Question: HLA analysis using SNP2HLA
gravatar for bioinf
13 months ago by
bioinf20 wrote:


I have run snp2hla in my dataset and got the imputed results. But I am unable to interpret it. The softwares website also does not have sufficient information. Could anyone help me on this. Thanks in advance.

next-gen • 369 views
ADD COMMENTlink modified 5 weeks ago by Charles Warden6.1k • written 13 months ago by bioinf20

You should show your output to get help :)

ADD REPLYlink written 13 months ago by Titus770
gravatar for jyoti.khadake
5 weeks ago by
jyoti.khadake20 wrote:

The output has P or A against the haplotype which indicates either presence or absence of haplotype

ADD COMMENTlink written 5 weeks ago by jyoti.khadake20
gravatar for Charles Warden
5 weeks ago by
Charles Warden6.1k
Duarte, CA
Charles Warden6.1k wrote:

I would have to couple check the output files on my home computer, but I think there should be a way to define your top 2 haplotypes.

For example, I have these comparisons with different HLA programs for my own genome data (underneath the huge "23andMe versus Genes for Good" Venn Diagram):

For example, concordance was generally better for my HLA-A, HLA-B, HLA-C genes.

ADD COMMENTlink modified 5 weeks ago • written 5 weeks ago by Charles Warden6.1k

Hi Charles, Soumya mentioned in his Nature Genetics paper 2012. 2767 SNPs were selected to tag the entire MHC. Where I can find the list for these 2767 SNPs.
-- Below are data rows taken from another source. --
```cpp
static bool lazy_stream(const msv_profile* p, hipStream_t st) {
    return st == p->stream || st == p->stream2 || (p->bound && st == p->bound) || (p->shared && st == p->shared);
}

static msv_status err_status(uint32_t err) {
    if (err & msvk::kErrBadOrder) return MSV_ERR_INVALID_ARGUMENT;
    if (err & msvk::kErrBadResidue) return MSV_ERR_BAD_RESIDUE;
    if (err & msvk::kErrTooLong) return MSV_ERR_SEQUENCE_TOO_LONG;
    return MSV_OK;
}

static msv_status scan_scores(const float* scores, uint64_t n) {
    bool inf = false, nan = false;
    for (uint64_t i = 0; i < n; ++i) {
        const float x = scores[i];
        inf |= x == std::numeric_limits<float>::infinity();
        nan |= x != x;
    }
    if (inf) return MSV_ERR_BAD_RESIDUE;
    if (nan) return MSV_ERR_SEQUENCE_TOO_LONG;
    return MSV_OK;
}

static msv_status grid_blocks(int device, const void* kernel, int waves, int* blocks) {
    const hipError_t e = msvrt::resident_blocks(device, kernel, waves * 64, blocks);
    return *blocks > 0 ? MSV_OK : hip_status(e);
}

static msv_status install_plan(msv_profile* p, const msvk::Variant* v, Plan& plan) {
    const std::vector<float> tab =
        msv_host::msv_variant_table(p->emission_scores.data(), p->model_length, v->G, v->S, v->sa);
    MSV_HIP(plan.d_etab.replace_with(reinterpret_cast<const float4*>(tab.data()), tab.size() / 4));
    plan.v = v;
    plan.groups_per_block = v->waves * (64 / v->G) * v->streams;
    return grid_blocks(p->device, v->fn, v->waves, &plan.blocks);
}

static void drop_plan(Plan& plan) {
    if (plan.d_etab) (void)hipDeviceSynchronize();
    plan = Plan{};
}

static msv_status install_coop_table(msv_profile* p, const msvk::CoopVariant* cv, Plan& plan) {
    const std::vector<float> tab =
        msv_host::msv_coop_table(p->emission_scores.data(), p->model_length, cv->waves, cv->S, cv->sa, cv->halo);
    MSV_HIP(plan.d_etab.replace_with(reinterpret_cast<const float4*>(tab.data()), tab.size() / 4));
    plan.v = nullptr;
    plan.cv = cv;
    plan.blocks = 0;
    plan.groups_per_block = 1;
    return MSV_OK;
}

static msv_status install_plans(msv_profile* p, int forced) {
    int cus = 0, count = 0;
    MSV_HIP(hipDeviceGetAttribute(&cus, hipDeviceAttributeMultiprocessorCount, p->device));
    const msvk::Variant* all = msvk::variants(&count);
    const msvk::CoopVariant* coop = msvk::coop_variants(&count);
    const auto blocks_of = [&](msvplan::Kind kind, int i) {
        int blocks = 0;
        if (kind == msvplan::kCoop) (void)grid_blocks(p->device, coop[i].fn, coop[i].waves, &blocks);
        else (void)grid_blocks(p->device, all[i].fn, all[i].waves, &blocks);
        return blocks;
    };
// ... 828 lines not shown
```

### hmm_fasta_viterbi_amd/csrc/msv_kernel.h

```cpp
#pragma once
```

Thanks.

ADD REPLYlink written 7 days ago by Shicheng Guo7.4k

That is a good question - I am not entirely sure (which sites are most informative for the SNP chip imputation, or which ones are used in that paper).

With the NGS data, you'd probably want a specific HLA reference with the HLA haplotypes (rather than a more typical genome alignment).
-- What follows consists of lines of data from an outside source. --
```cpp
int amp_conv_set_option(amp_conv* c, int option, int value) {
    if (!c) { set_error("amp_conv_set_option: null handle"); return AMP_ERR_INVALID; }
    if (option == AMP_CONV_OPT_PAD_REFLECT) {
        if (value && c->transposed) { set_error("amp_conv_set_option: reflection padding on a transposed conv"); return AMP_ERR_UNSUPPORTED; }
        c->pad_reflect = value != 0;
    } else if (option == AMP_CONV_OPT_TANH) {
        if (value && c->transposed) { set_error("amp_conv_set_option: tanh on a transposed conv"); return AMP_ERR_UNSUPPORTED; }
        c->tanh_out = value != 0;
    } else {
        set_error("amp_conv_set_option: unknown option %d", option);
        return AMP_ERR_INVALID;
    }
    return AMP_OK;
}

void amp_conv_destroy(amp_conv* c) { delete c; }

}
```

amphion_amd/csrc/rb_f16x3.hip:

```cpp
#include "f16x3_device.h"

#ifndef AMP_KT
#error "compile with -DAMP_KT=<taps>"
#endif

namespace amp {


template <int KT, int WM, int WN, int NI, int RING = 0, int RB_G = 32>
__global__ __launch_bounds__(64 * WM * WN, 2) void rb_f16x3_kernel(const RbArgs a) {
    static_assert(RING == 0 || RING < KT, "a ring shorter than one chunk");
    constexpr int NTHR = 64 * WM * WN;
    constexpr int W = 32 * NI * WN;
    constexpr int WL = W + 2 * RB_G;
    constexpr int H2 = (KT - 1) / 2;
    constexpr int NCH = 2 * WM;
    constexpr int CHS = 4 * WL;
    constexpr int C = 32 * WM;
    static_assert(NI % 2 == 0, "B fragments are read in halves");
    extern __shared__ __attribute__((aligned(16))) uint4 smem4[];

    const int tid = threadIdx.x;
    const int lane = tid & 63;
    const int wave = __builtin_amdgcn_readfirstlane(tid >> 6);
    const int wm = wave / WN, wn = wave % WN;
    const int hi = lane >> 5, l31 = lane & 31;
    const int nbx = gridDim.x;
    int bx = tile_order(blockIdx.x, nbx, a.lens != nullptr, a.rev);
    const int item = bx / a.tiles_per_item;
    const int tile = bx - item * a.tiles_per_item;
    const int T = a.T;
    const int RH = a.rh;
    const int NT = W - 2 * RH;
    const int O0 = tile * NT;
    int Tv = T;
    if (a.lens) { const int l = a.lens[item] * a.len_mul; Tv = l < Tv ? l : Tv; }
    if (O0 >= Tv) return;
    const int q0 = O0 - RH;

    for (int i = tid; i < NCH * 4 * 2 * RB_G; i += NTHR) {
        const int row = i / (2 * RB_G), g = i - row * (2 * RB_G);
        smem4[row * WL + (g < RB_G ? g : W + g)] = make_uint4(0u, 0u, 0u, 0u);
    }

    const int colw = wn * (32 * NI) + l31;
    int qcl[NI];
    bool qok[NI];
#pragma unroll
    for (int t = 0; t < NI; ++t) {
        const int q = q0 + colw + 32 * t;
        qok[t] = (q >= 0) && (q < Tv);
        qcl[t] = q < 0 ? 0 : (q < T ? q : T - 1);
    }
    const float* xr = a.x + (size_t)item * C * T + (size_t)(32 * wm + 16 * hi) * T;
    f32x16 rv[NI];
#pragma unroll
    for (int t = 0; t < NI; ++t)
#pragma unroll
        for (int r = 0; r < 16; ++r) rv[t][r] = xr[(size_t)r * T + qcl[t]];

    constexpr size_t MBS = (size_t)NCH * (KT * 128);
    constexpr int NA = RING > 0 ? RING : KT;
    Frag a_h[NA], a_l[NA];
    const int wlane = (lane & 32) | (16 * ((lane >> 2) & 1) + 4 * ((lane >> 3) & 3) + (lane & 3));
    {
        const uint4* w0 = static_cast<const uint4*>(a.wp1[0]) + (size_t)wm * MBS + wlane;
#pragma unroll
        for (int g = 0; g < NA; ++g) {
            a_h[g].u = w0[g * 128];
            a_l[g].u = w0[g * 128 + 64];
        }
    }
    AMP_PIN_VMEM();

    float range_max = 0.f;
    const float kpos = 16.f, kneg = 16.f * a.slope;
    auto stage_x = [&]() __attribute__((always_inline)) {
#pragma unroll
        for (int t = 0; t < NI; ++t) {
            const int col = RB_G + colw + 32 * t;
            const bool ok = qok[t];
            const int o4 = (2 * wm + hi) * CHS + col;
#pragma unroll
            for (int o = 0; o < 2; ++o) {
                struct { uint2 u; } fh0, fl0, fh1, fl1;
                stage4_f16(ok ? rv[t][8 * o + 0] : 0.f, ok ? rv[t][8 * o + 1] : 0.f, ok ? rv[t][8 * o + 2] : 0.f,
                           ok ? rv[t][8 * o + 3] : 0.f, kpos, kneg, range_max, fh0.u, fl0.u);
                stage4_f16(ok ? rv[t][8 * o + 4] : 0.f, ok ? rv[t][8 * o + 5] : 0.f, ok ? rv[t][8 * o + 6] : 0.f,
                           ok ? rv[t][8 * o + 7] : 0.f, kpos, kneg, range_max, fh1.u, fl1.u);
                smem4[o4 + o * WL] = make_uint4(fh0.u.x, fh0.u.y, fh1.u.x, fh1.u.y);
                smem4[o4 + o * WL + 2 * WL] = make_uint4(fl0.u.x, fl0.u.y, fl1.u.x, fl1.u.y);
            }
        }
    };

    f32x16 acc[NI];
    auto conv = [&](const void* wp, const float* bias, float sc, int d, const void* wp_next) __attribute__((always_inline)) {
#pragma unroll
        for (int r = 0; r < 16; ++r) {
            const float bv = bias[32 * wm + 16 * hi + r] * sc;
#pragma unroll
            for (int t = 0; t < NI; ++t) acc[t][r] = bv;
        }
        const uint4* wa = static_cast<const uint4*>(wp) + (size_t)wm * MBS + wlane;
        const uint4* wn0 = static_cast<const uint4*>(wp_next) + (size_t)wm * MBS + wlane;
        const int rd = hi * WL + RB_G + colw - H2 * d;
#pragma unroll 1
        for (int c = 0; c < NCH; ++c) {
            const uint4* wcur = wa + (size_t)c * (KT * 128);
            const uint4* wan = (c + 1) < NCH ? wa + (size_t)(c + 1) * (KT * 128) : wn0;
            const uint4* base = smem4 + c * CHS + rd;
#pragma unroll
            for (int g = 0; g < KT; ++g) {
                const int v = RING > 0 ? g % NA : g;
                const uint4* bg = base + g * d;
                constexpr int NB = NI / 2;
#pragma unroll
                for (int th = 0; th < 2; ++th) {
                    Frag bh[NB], bl[NB];
#pragma unroll
                    for (int t = 0; t < NB; ++t) {
                        bh[t].u = bg[32 * (th * NB + t)];
                        bl[t].u = bg[2 * WL + 32 * (th * NB + t)];
                    }
                    mfma3<NB>(acc + th * NB, a_h[v], a_l[v], bh, bl);
                }
                {
                    const bool same = RING > 0 && g + RING < KT;
                    const uint4* src = same ? wcur + (size_t)(g + RING) * 128 : wan + (size_t)v * 128;
                    a_h[v].u = src[0];
                    a_l[v].u = src[64];
                }
                AMP_PIN_VMEM();
            }
        }
    };

    stage_x();
    __syncthreads();

    const int np = a.np;
#pragma unroll 1
    for (int p = 0; p < AMP_RB_MAX_PAIRS; ++p) {
        if (p < np) {
            const bool last = (p + 1 == np);
            conv(a.wp1[p], a.bias1[p], a.sc1[p], a.dil[p], a.wp2[p]);
            __syncthreads();
            {
                const float i1 = a.isc1[p];
                const float slope = a.slope;
#pragma unroll
                for (int t = 0; t < NI; ++t) {
                    const int o4 = (2 * wm + hi) * CHS + RB_G + colw + 32 * t;
#pragma unroll
                    for (int o = 0; o < 2; ++o) {
                        struct { uint2 u; } fh0, fl0, fh1, fl1;
                        seam4_f16(acc[t][8 * o + 0], acc[t][8 * o + 1], acc[t][8 * o + 2], acc[t][8 * o + 3], i1, slope, qok[t], range_max, fh0.u, fl0.u);
                        seam4_f16(acc[t][8 * o + 4], acc[t][8 * o + 5], acc[t][8 * o + 6], acc[t][8 * o + 7], i1, slope, qok[t], range_max, fh1.u, fl1.u);
                        smem4[o4 + o * WL] = make_uint4(fh0.u.x, fh0.u.y, fh1.u.x, fh1.u.y);
                        smem4[o4 + o * WL + 2 * WL] = make_uint4(fl0.u.x, fl0.u.y, fl1.u.x, fl1.u.y);
                    }
                }
            }
            __syncthreads();
            conv(a.wp2[p], a.bias2[p], a.sc2[p], 1, last ? a.wp2[p] : a.wp1[p + 1 < AMP_RB_MAX_PAIRS ? p + 1 : p]);
            {
                const float i2 = a.isc2[p];
#pragma unroll
                for (int t = 0; t < NI; ++t)
#pragma unroll
                    for (int r = 0; r < 16; ++r) rv[t][r] = __builtin_fmaf(acc[t][r], i2, rv[t][r]);
            }
            if (!last) {
                __syncthreads();
                stage_x();
                __syncthreads();
            }
        }
    }

    {
        const int mode = a.mode;
        float* yr = a.y + (size_t)item * C * T + (size_t)(32 * wm + 16 * hi) * T;
        if (mode != 0) {
#pragma unroll
            for (int t = 0; t < NI; ++t)
#pragma unroll
                for (int r = 0; r < 16; ++r) acc[t][r] = yr[(size_t)r * T + qcl[t]];
#pragma unroll
            for (int t = 0; t < NI; ++t) rv[t] += acc[t];
            if (mode == 2) {
#pragma unroll
                for (int t = 0; t < NI; ++t)
#pragma unroll
                    for (int r = 0; r < 16; ++r) rv[t][r] = rv[t][r] / a.div;
            }
        }
#pragma unroll
        for (int t = 0; t < NI; ++t) {
            const int col = colw + 32 * t;
            const int q = q0 + col;
            if (col >= RH && col < W - RH && q < T) {
#pragma unroll
                for (int r = 0; r < 16; ++r) yr[(size_t)r * T + qcl[t]] = rv[t][r];
            }
        }
    }
    if (a.range_flag && __any(range_max > 65504.f) && lane == 0) atomicOr(a.range_flag, 1u);
}

template <int KT, int WM, int WN, int NI, int RING = 0, int RB_G = 32>
static hipError_t launch_rb_one(const RbArgs& a, hipStream_t stream) {
    constexpr int W = 32 * NI * WN;
    const size_t lds = (size_t)2 * WM * 4 * (W + 2 * RB_G) * sizeof(uint4);
    if (hipError_t e = ensure_dynamic_lds<&rb_f16x3_kernel<KT, WM, WN, NI, RING, RB_G>>(lds); e != hipSuccess) return e;
    dim3 grid((unsigned)(a.B * a.tiles_per_item));
    note_kernel("rb_f16x3_kernel", KT, WM, WN, NI, RING, RB_G);
    note_work(grid.x, a.np * 2 * 2.0 * a.C * a.C * KT * (double)a.T * a.B / 1e9, 4.0 * a.B * (double)a.C * a.T * (2 + (a.mode ? 1 : 0)) / 1e6,
              "whole ResBlock C=%d k=%d T=%d B=%d: %d convs%s", a.C, KT, a.T, a.B, 2 * a.np, a.mode ? " +sum" : "");
    hipLaunchKernelGGL((rb_f16x3_kernel<KT, WM, WN, NI, RING, RB_G>), grid, dim3(64 * WM * WN), lds, stream, a);
    return hipGetLastError();
}

template <int KT>
int rb_tile(int C, int max_dil, int wide) {
    const int reach = (KT - 1) / 2 * max_dil;
    if (reach > 32) return 0;
    if (C == 32) return wide ? 1024 : 512;
    if (C == 64) return wide ? 512 : ((KT <= 5 && reach <= 16) ? 256 : 0);
    if (C == 128) return (wide && KT <= 5 && reach <= 16) ? 256 : 0;
    return 0;
}
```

If you look up HLA-A on the UCSC Genome Browser, you get a lot of alternative chromosome coordinates. I don't remember seeing those as often on SNP chip data, but perhaps you could look in the range of variants for the overall HLA region on chr6?

I'll double-check where I see a dip in my Veritas WGS data when I get home (since I believe they provided a filtered bam per chromosome, instead of raw .fastq files). So, perhaps this can be revised, but maybe sites within chr6:32,390,512-33,117,623 (on hg19) could be of interest?

Update: My Veritas WGS data has a dip from chr6:28,478,344-33,451,189 (for reads that weren't aligned to the canonical chromosomes, and not having unaligned reads to test for re-alignment). That is a larger region than I originally guessed. I suspect there are also regions mapped to other areas (possibly with homology to the alternate HLA chromosomes), but this was the most clear to me.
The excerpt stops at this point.